AKP-MHP faşizmine karşı sokakta ve fiili meşru mücadele yürütülmesi gerektiğini söyleyen ESP Eş Genel Başkanı Şahin Tümüklü, "Birleşik Mücadele Güçleri olarak bu sürecin özeleştirisini yaratmak için en kararlı kesimlerle yan yana gelmek gerekiyor" dedi.

Ezilenlerin Sosyalist Partisi (ESP) Eş Genel Başkanı Şahin Tümüklü, HDP’ye açılan kapatma davası, iktidarın devrimci demokratik kesimlere yönelik baskı politikaları ve faşist rejime karşı mücadele yollarına ilişkin ANF’ye konuştu. Faşist rejimin her anlamda sıkıştığını kaydeden Tümüklü, yönetemeyen bir rejim karşısında kitleselleşen bir öfke olduğunu belirtti. Tüm direnişçilerin taleplerinin ortaklaşması gerektiğini belirten Tümüklü, geçilen sürecin özeleştirisinin en kararlı kesimlerle beraber mücadele ederek verilebileceğini söyledi.

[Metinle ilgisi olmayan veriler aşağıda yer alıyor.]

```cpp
__device__ __forceinline__ void viol_body(float *sh, const float *pd, const float *nd, int B, int32_t *rho, int32_t *kappa)
{
    float *spd = sh, *snd = sh + B;
    for (int i = threadIdx.x; i < B; i += blockDim.x) { spd[i] = pd[i] + 1.0f; snd[i] = nd[i]; }
    __syncthreads();
    for (int i = threadIdx.x; i < B; i += blockDim.x) {
        const float thr = spd[i];
        int c = 0;
        for (int j = 0; j < B; j++) c += (thr > snd[j]) ? 1 : 0;
        rho[i] = c;
        const float me = snd[i];
        int k = 0;
        for (int j = 0; j < B; j++) k += (spd[j] > me) ? 1 : 0;
        kappa[i] = k;
    }
}
__global__ void viol_kernel(const float *pd, const float *nd, int B, int32_t *rho, int32_t *kappa)
{
    extern __shared__ float sh[];
    viol_body(sh, pd, nd, B, rho, kappa);
}

__device__ __forceinline__ void active_rows_body(const int32_t *pos_rows, const int32_t *neg_rows, const int32_t *rho,
                                                 const int32_t *kappa, int B, int lo, int hi, int32_t *ids, float *w, int *k_active,
                                                 int32_t *slots = nullptr)
{
    __shared__ int wave_cnt[16];
    __shared__ int base;
    const int tid = threadIdx.x, lane = tid & 63, wave = tid >> 6, nw = blockDim.x >> 6;
    const int n_own = max(0, min(hi, B) - lo), total = 2 * n_own;
    if (tid == 0) base = 0;
    __syncthreads();
    for (int c0 = 0; c0 < total; c0 += blockDim.x) {
        const int e = c0 + tid;
        int id = 0;
        float wt = 0.f;
        bool keep = false;
        if (e < total) {
            if (e < n_own) { const int i = lo + e; keep = rho[i] != 0; id = pos_rows[i]; wt = (float)rho[i]; }
            else { const int j = lo + e - n_own; keep = kappa[j] != 0; id = neg_rows[j]; wt = -(float)kappa[j]; }
        }
        const unsigned long long m = __ballot(keep);
        if (lane == 0) wave_cnt[wave] = __popcll(m);
        __syncthreads();
        int off = base;
        for (int v = 0; v < wave; v++) off += wave_cnt[v];
        if (keep) {
            const int pos = off + __popcll(m & ((1ull << lane) - 1ull));
            ids[pos] = id;
            w[pos] = wt;
            if (slots) slots[pos] = e;
        }
        __syncthreads();
        if (tid == 0) { int s = 0; for (int v = 0; v < nw; v++) s += wave_cnt[v]; base += s; }
        __syncthreads();
    }
    const int k = base;
    if (tid == 0) *k_active = k;
    for (int z = k + tid; z < ((2 * B + 31) & ~31); z += blockDim.x) { ids[z] = 0; w[z] = 0.f; }
}
__global__ void active_rows_kernel(const int32_t *pos_rows, const int32_t *neg_rows, const int32_t *rho,
                                   const int32_t *kappa, int B, int lo, int hi, int32_t *ids, float *w, int *k_active)
{
    active_rows_body(pos_rows, neg_rows, rho, kappa, B, lo, hi, ids, w, k_active);
}
__global__ void viol_active_kernel(const float *pd, const float *nd, int B, int32_t *rho, int32_t *kappa, const int32_t *pos_rows,
                                   const int32_t *neg_rows, int lo, int hi, int32_t *ids, float *w, int *k_active, int32_t *slots)
{
    extern __shared__ float sh[];
    viol_body(sh, pd, nd, B, rho, kappa);
    __threadfence_block();
    __syncthreads();
    active_rows_body(pos_rows, neg_rows, rho, kappa, B, lo, hi, ids, w, k_active, slots);
}

__global__ __launch_bounds__(256) void hinge_rows_kernel(const float *pos, int n_pos, const float *neg, int n_neg,
                                                         float *row_sums, long ld_in, long ld_out)
{
    __shared__ float sn[2048];
    pos += blockIdx.y * ld_in;
    neg += blockIdx.y * ld_in;
    row_sums += blockIdx.y * ld_out;
    const int i = blockIdx.x * blockDim.x + threadIdx.x;
    const float base = (i < n_pos) ? pos[i] + 1.0f : 0.f;
    float tsum = 0.f;
    for (int j0 = 0; j0 < n_neg; j0 += 2048) {
        const int cnt = min(2048, n_neg - j0);
        __syncthreads();
// ... 143 lines not shown

void viol_counts(const float *pd, const float *nd, int B, int32_t *rho, int32_t *kappa, hipStream_t s)
{
    if (B <= 0) return;
    DLCO_CHECK(B <= 8192, -2, "viol_counts: batch too large for one workgroup's LDS");
    hipLaunchKernelGGL(viol_kernel, dim3(1), dim3(256), 2 * B * sizeof(float), s, pd, nd, B, rho, kappa);
    DLCO_HIP(hipGetLastError());
}

void viol_counts_active_rows(const float *pd, const float *nd, int B, int32_t *rho, int32_t *kappa, const int32_t *pos_rows,
                             const int32_t *neg_rows, int slot_lo, int slot_hi, int32_t *ids, float *w, int *k_active, int32_t *slots,
                             hipStream_t s)
{
    if (B <= 0) return;
    DLCO_CHECK(B <= 8192, -2, "viol_counts: batch too large for one workgroup's LDS");
    hipLaunchKernelGGL(viol_active_kernel, dim3(1), dim3(256), 2 * B * sizeof(float), s, pd, nd, B, rho, kappa, pos_rows, neg_rows, slot_lo,
                       slot_hi, ids, w, k_active, slots);
    DLCO_HIP(hipGetLastError());
}

void build_active_rows(const int32_t *pos_rows, const int32_t *neg_rows, const int32_t *rho, const int32_t *kappa,
                       int B, int slot_lo, int slot_hi, int32_t *ids, float *w, int *k_active, hipStream_t s)
{
    hipLaunchKernelGGL(active_rows_kernel, dim3(1), dim3(256), 0, s, pos_rows, neg_rows, rho, kappa, B, slot_lo, slot_hi,
                       ids, w, k_active);
    DLCO_HIP(hipGetLastError());
}

void hinge_rows(const float *pos, int n_pos, const float *neg, int n_neg, float *row_sums, hipStream_t s)
{
    if (n_pos <= 0) return;
    hipLaunchKernelGGL(hinge_rows_kernel, dim3((n_pos + 255) / 256), dim3(256), 0, s, pos, n_pos, neg, n_neg, row_sums, 0L, 0L);
// ... 94 lines not shown
```

Baseline: 752,100 pair-rows/s.

## Batch loads in split reduction, residual, sqdist and violation kernels; add step probes

Several small per-step kernels are restructured so that more global loads are in flight before use. The split-K reduce issues all slab and epilogue loads up front. Residual rows use a shared helper, and theta counting is unrolled. sqdist loads 64 rows per pass and keeps the order of its adds. The violation/active-rows kernel keeps rho/kappa in LDS and prefetches candidate row ids before the counting phase. A step-probe API is added for testing these kernels. The cost is larger LDS use and more registers, which may need an opt-in for dynamic LDS and could lower occupancy.

```diff
diff --git a/include/dlco.h b/include/dlco.h
--- a/include/dlco.h
+++ b/include/dlco.h
@@ -133,6 +133,27 @@
 } dlco_ortho_probe_args;
 int dlco_ortho_probe(dlco_ctx *ctx, const dlco_ortho_probe_args *args, float *Qo_host, float *Yb_host, float *T_host,
                      int64_t fused[2]);
+enum { DLCO_STEP_PROBE_REDUCE_SPLIT = 0, DLCO_STEP_PROBE_RESIDUAL = 1, DLCO_STEP_PROBE_SQDIST = 2, DLCO_STEP_PROBE_VIOL_ACTIVE = 3 };
+typedef struct dlco_step_probe_args {
+    int32_t kernel, m, n, split;
+    const float *slab, *E1, *E2;
+    float        alpha, b1, b2;
+    float       *C;
+    uint16_t    *hi, *lo;
+    const float *X, *Y, *theta;
+    int32_t      publish, emit, guards;
+    uint32_t     seq;
+    float        mu, cscale;
+    float       *res, *W, *wscale, *published;
+    uint32_t    *flag;
+    const float *proj;
+    float       *dist;
+    const float *pd, *nd;
+    const int32_t *pos_rows, *neg_rows;
+    int32_t     *rho, *kappa, *ids, *slots, *k_active;
+    float       *w;
+} dlco_step_probe_args;
+int dlco_step_probe(dlco_ctx *ctx, const dlco_step_probe_args *args);
 int dlco_fused_counters(const dlco_ctx *ctx, int64_t out[2]);
 int dlco_hinge_sum(dlco_ctx *ctx, const float *pos_host, int32_t n_pos,
                    const float *neg_host, int32_t n_neg, double *out);
diff --git a/opencv-dlco_amd/__init__.py b/opencv-dlco_amd/__init__.py
--- a/opencv-dlco_amd/__init__.py
+++ b/opencv-dlco_amd/__init__.py
@@ -70,6 +70,29 @@
         ("m", C.c_int32), ("panel_end", C.c_int32), ("n_lock", C.c_int32), ("unfused", C.c_int32),
         ("alpha", C.c_float), ("b1", C.c_float), ("b2", C.c_float),
     ]
+
+
+class StepProbeArgs(C.Structure):
+    _fields_ = [
+        ("kernel", C.c_int32), ("m", C.c_int32), ("n", C.c_int32), ("split", C.c_int32),
+        ("slab", C.POINTER(C.c_float)), ("E1", C.POINTER(C.c_float)), ("E2", C.POINTER(C.c_float)),
+        ("alpha", C.c_float), ("b1", C.c_float), ("b2", C.c_float),
+        ("C", C.POINTER(C.c_float)), ("hi", C.POINTER(C.c_uint16)), ("lo", C.POINTER(C.c_uint16)),
+        ("X", C.POINTER(C.c_float)), ("Y", C.POINTER(C.c_float)), ("theta", C.POINTER(C.c_float)),
+        ("publish", C.c_int32), ("emit", C.c_int32), ("guards", C.c_int32), ("seq", C.c_uint32),
+        ("mu", C.c_float), ("cscale", C.c_float),
+        ("res", C.POINTER(C.c_float)), ("W", C.POINTER(C.c_float)), ("wscale", C.POINTER(C.c_float)),
+        ("published", C.POINTER(C.c_float)), ("flag", C.POINTER(C.c_uint32)),
+        ("proj", C.POINTER(C.c_float)), ("dist", C.POINTER(C.c_float)),
+        ("pd", C.POINTER(C.c_float)), ("nd", C.POINTER(C.c_float)),
+        ("pos_rows", C.POINTER(C.c_int32)), ("neg_rows", C.POINTER(C.c_int32)),
+        ("rho", C.POINTER(C.c_int32)), ("kappa", C.POINTER(C.c_int32)), ("ids", C.POINTER(C.c_int32)),
+        ("slots", C.POINTER(C.c_int32)), ("k_active", C.POINTER(C.c_int32)),
+        ("w", C.POINTER(C.c_float)),
+    ]
+
+
+STEP_PROBE_REDUCE_SPLIT, STEP_PROBE_RESIDUAL, STEP_PROBE_SQDIST, STEP_PROBE_VIOL_ACTIVE = 0, 1, 2, 3
 
 
 def build(verbose=False):
@@ -138,6 +161,7 @@
     L.dlco_gemm_probe.argtypes = [vp, C.POINTER(GemmProbeArgs), f32p, f32p, i32p, C.POINTER(C.c_double)]
     L.dlco_chol_probe.argtypes = [vp, f32p, C.c_int32, C.c_int32, C.c_float, f32p, i32p]
     L.dlco_ortho_probe.argtypes = [vp, C.POINTER(OrthoProbeArgs), f32p, f32p, f32p, C.POINTER(C.c_int64)]
+    L.dlco_step_probe.argtypes = [vp, C.POINTER(StepProbeArgs)]
     L.dlco_fused_counters.argtypes = [vp, C.POINTER(C.c_int64)]
     L.dlco_roc_stats.argtypes = [vp, f32p, u8p, C.c_int32, f32p, C.POINTER(C.c_double)]
     L.dlco_log_step.argtypes = [vp, C.POINTER(LogEntry)]
@@ -605,6 +629,51 @@
         self._ck(self.L.dlco_ortho_probe(self.h, C.byref(a), _p(qo, f32p), _p(yb, f32p), _p(t, f32p), fused))
         return dict(Qo=qo, Yb=yb, T=t, fused=fused[0], applied=fused[1])
 
+    def _step_probe(self, kernel, m, n, keep, **fields):
+        a = StepProbeArgs()
+        a.kernel, a.m, a.n = kernel, m, n
+        types = dict(StepProbeArgs._fields_)
+        for name, v in fields.items():
+            setattr(a, name, _p(v, types[name]) if isinstance(v, np.ndarray) or v is None else v)
+        self._ck(self.L.dlco_step_probe(self.h, C.byref(a)))
+        return keep
+
+    def reduce_split_probe(self, slab, alpha=1.0, E1=None, b1=0.0, E2=None, b2=0.0):
+        s = _f32(slab)
+        split, m, n = s.shape
+        e1, e2 = (None if e is None else _f32(e) for e in (E1, E2))
+        assert all(e is None or e.shape == (m, n) for e in (e1, e2))
+        out = dict(C=np.zeros((m, n), np.float32), hi=np.zeros((m + 31) // 32 * 32 * n, np.uint16), lo=np.zeros((m + 31) // 32 * 32 * n, np.uint16))
+        return self._step_probe(STEP_PROBE_REDUCE_SPLIT, m, n, out, split=split, slab=s, E1=e1, E2=e2, alpha=alpha, b1=b1, b2=b2, **out)
+
+    def residual_probe(self, X, Y, theta, publish=True, emit=False, guards=False, mu=0.0, cscale=1.0, seq=1, fill=-7.0):
+        x, y, th = _f32(X), _f32(Y), _f32(theta)
+        m, n = x.shape
+        assert y.shape == x.shape and th.shape == (m,)
+        out = dict(res=np.full(m, fill, np.float32))
+        if publish:
+            out.update(published=np.full(m, fill, np.float32), flag=np.zeros(1, np.uint32))
+        if emit:
+            out.update(W=np.full((m, n), fill, np.float32), wscale=np.full(m, fill, np.float32))
+        return self._step_probe(STEP_PROBE_RESIDUAL, m, n, out, X=x, Y=y, theta=th, publish=int(publish), emit=int(emit), guards=int(guards), seq=seq,
+                                mu=mu, cscale=cscale, **out)
+
+    def sqdist_probe(self, proj):
+        p = _f32(proj)
+        r, n = p.shape
+        dist = np.zeros(n, np.float32)
+        self._step_probe(STEP_PROBE_SQDIST, r, n, None, proj=p, dist=dist)
+        return dist
+
+    def viol_active_probe(self, pd, nd, pos_rows, neg_rows, fill=-7):
+        p, q, pr, nr = _f32(pd), _f32(nd), _i32(pos_rows), _i32(neg_rows)
+        B = p.size
+        assert q.size == B and pr.size == B and nr.size == B
+        kcap = (2 * B + 31) // 32 * 32
+        out = dict(rho=np.full(B, fill, np.int32), kappa=np.full(B, fill, np.int32), ids=np.full(kcap, fill, np.int32), w=np.full(kcap, fill, np.float32),
+                   slots=np.full(2 * B, fill, np.int32), k_active=np.full(1, fill, np.int32))
+        return self._step_probe(STEP_PROBE_VIOL_ACTIVE, 1, B, out, pd=p, nd=q, pos_rows=pr, neg_rows=nr, **out)
+
     def hinge_sum(self, pos, neg):
         p, n = _f32(pos), _f32(neg)
         out = C.c_double()
diff --git a/opencv-dlco_amd/csrc/dlco_api.cpp b/opencv-dlco_amd/csrc/dlco_api.cpp
--- a/opencv-dlco_amd/csrc/dlco_api.cpp
+++ b/opencv-dlco_amd/csrc/dlco_api.cpp
@@ -1310,6 +1310,107 @@
     });
 }
 
+int dlco_step_probe(dlco_ctx *c, const dlco_step_probe_args *a)
+{
+    if (!c || !a || a->m < 1 || a->n < 1) return DLCO_ERR_INVALID;
+    return guarded(c, [&] {
+        DLCO_HIP(hipSetDevice(c->cfg.device));
+        const int m = a->m, n = a->n;
+        const size_t mn = (size_t)m * n;
+        auto up = [&](auto &buf, const auto *host, size_t count) {
+            buf.alloc(count);
+            h2d(c, buf.p, host, count * sizeof(*host));
+        };
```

Faşist iktidar uzun süredir HDP’ye dönük saldırı ve baskı politikalarını sürdürüyor. Kurumlara yapılan operasyonlar, milletvekilliklerin düşürülmesi, tutuklamalar, açılan soruşturmalar ve kapatma davası gibi. Son olarak Yargıtay tarafından açılan kapatma davasını nasıl değerlendiriyorsunuz?

HDP’ye açılan kapatma davası hukuki değil; düpedüz faşist saldırganlık politikasının bir şekilde demokratik mücadele cephesini kapatmak, emekçiler ve ezilenler açısından bir şekilde bu demokratik çıkışın mücadelenin önüne set çekme amacı taşıyor. Faşizmin kendisini esaslı bir şekilde örgütlediği son dönemdeki saldırganlık düzeyine uygun bir konsept.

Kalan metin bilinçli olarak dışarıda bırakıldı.